**Task directions**
When you reach the line with "int64_t n_slots;" in the listing below, transcribe it and each line after it up to and including the line with "SitesDev sites;", exactly and with nothing else.

**Material shown**
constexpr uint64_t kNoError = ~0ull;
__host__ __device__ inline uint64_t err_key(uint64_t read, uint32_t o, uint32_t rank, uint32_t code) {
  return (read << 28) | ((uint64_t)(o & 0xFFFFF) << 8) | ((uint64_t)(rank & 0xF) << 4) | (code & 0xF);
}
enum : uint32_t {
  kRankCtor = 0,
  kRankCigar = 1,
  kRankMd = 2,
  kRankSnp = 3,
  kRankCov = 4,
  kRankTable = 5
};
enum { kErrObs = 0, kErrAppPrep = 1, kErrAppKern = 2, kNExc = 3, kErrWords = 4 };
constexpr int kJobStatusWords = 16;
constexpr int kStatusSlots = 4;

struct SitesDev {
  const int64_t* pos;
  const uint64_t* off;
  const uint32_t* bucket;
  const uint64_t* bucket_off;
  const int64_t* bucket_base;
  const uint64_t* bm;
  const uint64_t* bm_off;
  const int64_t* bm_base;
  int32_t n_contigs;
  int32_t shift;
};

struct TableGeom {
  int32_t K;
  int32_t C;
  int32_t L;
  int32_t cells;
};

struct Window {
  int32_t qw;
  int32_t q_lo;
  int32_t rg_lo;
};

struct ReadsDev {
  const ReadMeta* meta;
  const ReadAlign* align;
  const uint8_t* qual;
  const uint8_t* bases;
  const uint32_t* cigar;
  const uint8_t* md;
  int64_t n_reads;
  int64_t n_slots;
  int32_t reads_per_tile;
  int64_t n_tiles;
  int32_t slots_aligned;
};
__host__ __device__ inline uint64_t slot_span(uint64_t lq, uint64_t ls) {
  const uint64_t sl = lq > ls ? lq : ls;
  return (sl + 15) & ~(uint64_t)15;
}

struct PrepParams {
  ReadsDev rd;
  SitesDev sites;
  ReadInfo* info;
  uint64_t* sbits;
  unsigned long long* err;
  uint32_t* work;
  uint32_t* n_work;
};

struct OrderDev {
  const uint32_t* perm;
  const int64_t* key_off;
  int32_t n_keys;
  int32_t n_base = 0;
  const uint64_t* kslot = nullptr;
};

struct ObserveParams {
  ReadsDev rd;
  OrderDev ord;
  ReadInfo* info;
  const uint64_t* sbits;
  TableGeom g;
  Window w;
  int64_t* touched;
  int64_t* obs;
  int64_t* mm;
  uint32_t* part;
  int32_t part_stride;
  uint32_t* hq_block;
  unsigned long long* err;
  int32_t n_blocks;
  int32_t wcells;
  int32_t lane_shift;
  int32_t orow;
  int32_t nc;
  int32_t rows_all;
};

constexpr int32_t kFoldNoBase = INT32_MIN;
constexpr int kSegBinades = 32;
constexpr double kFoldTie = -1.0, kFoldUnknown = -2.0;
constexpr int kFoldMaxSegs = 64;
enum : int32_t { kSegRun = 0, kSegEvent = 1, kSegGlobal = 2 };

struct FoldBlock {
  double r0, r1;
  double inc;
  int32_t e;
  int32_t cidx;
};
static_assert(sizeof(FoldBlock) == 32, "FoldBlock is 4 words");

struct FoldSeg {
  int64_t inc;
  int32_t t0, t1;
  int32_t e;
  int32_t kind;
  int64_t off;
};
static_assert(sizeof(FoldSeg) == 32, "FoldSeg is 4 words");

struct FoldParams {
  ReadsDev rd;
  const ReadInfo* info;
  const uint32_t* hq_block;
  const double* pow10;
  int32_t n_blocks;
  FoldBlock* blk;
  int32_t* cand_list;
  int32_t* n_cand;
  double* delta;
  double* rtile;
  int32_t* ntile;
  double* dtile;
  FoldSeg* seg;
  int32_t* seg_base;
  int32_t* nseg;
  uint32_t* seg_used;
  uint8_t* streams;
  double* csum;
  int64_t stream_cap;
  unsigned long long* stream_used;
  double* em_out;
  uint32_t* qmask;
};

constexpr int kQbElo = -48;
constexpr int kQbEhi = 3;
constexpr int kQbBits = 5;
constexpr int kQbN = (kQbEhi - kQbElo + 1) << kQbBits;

**Result for this task**
  int64_t n_slots;
  int32_t reads_per_tile;
  int64_t n_tiles;
  int32_t slots_aligned;
};
__host__ __device__ inline uint64_t slot_span(uint64_t lq, uint64_t ls) {
  const uint64_t sl = lq > ls ? lq : ls;
  return (sl + 15) & ~(uint64_t)15;
}

struct PrepParams {
  ReadsDev rd;
  SitesDev sites;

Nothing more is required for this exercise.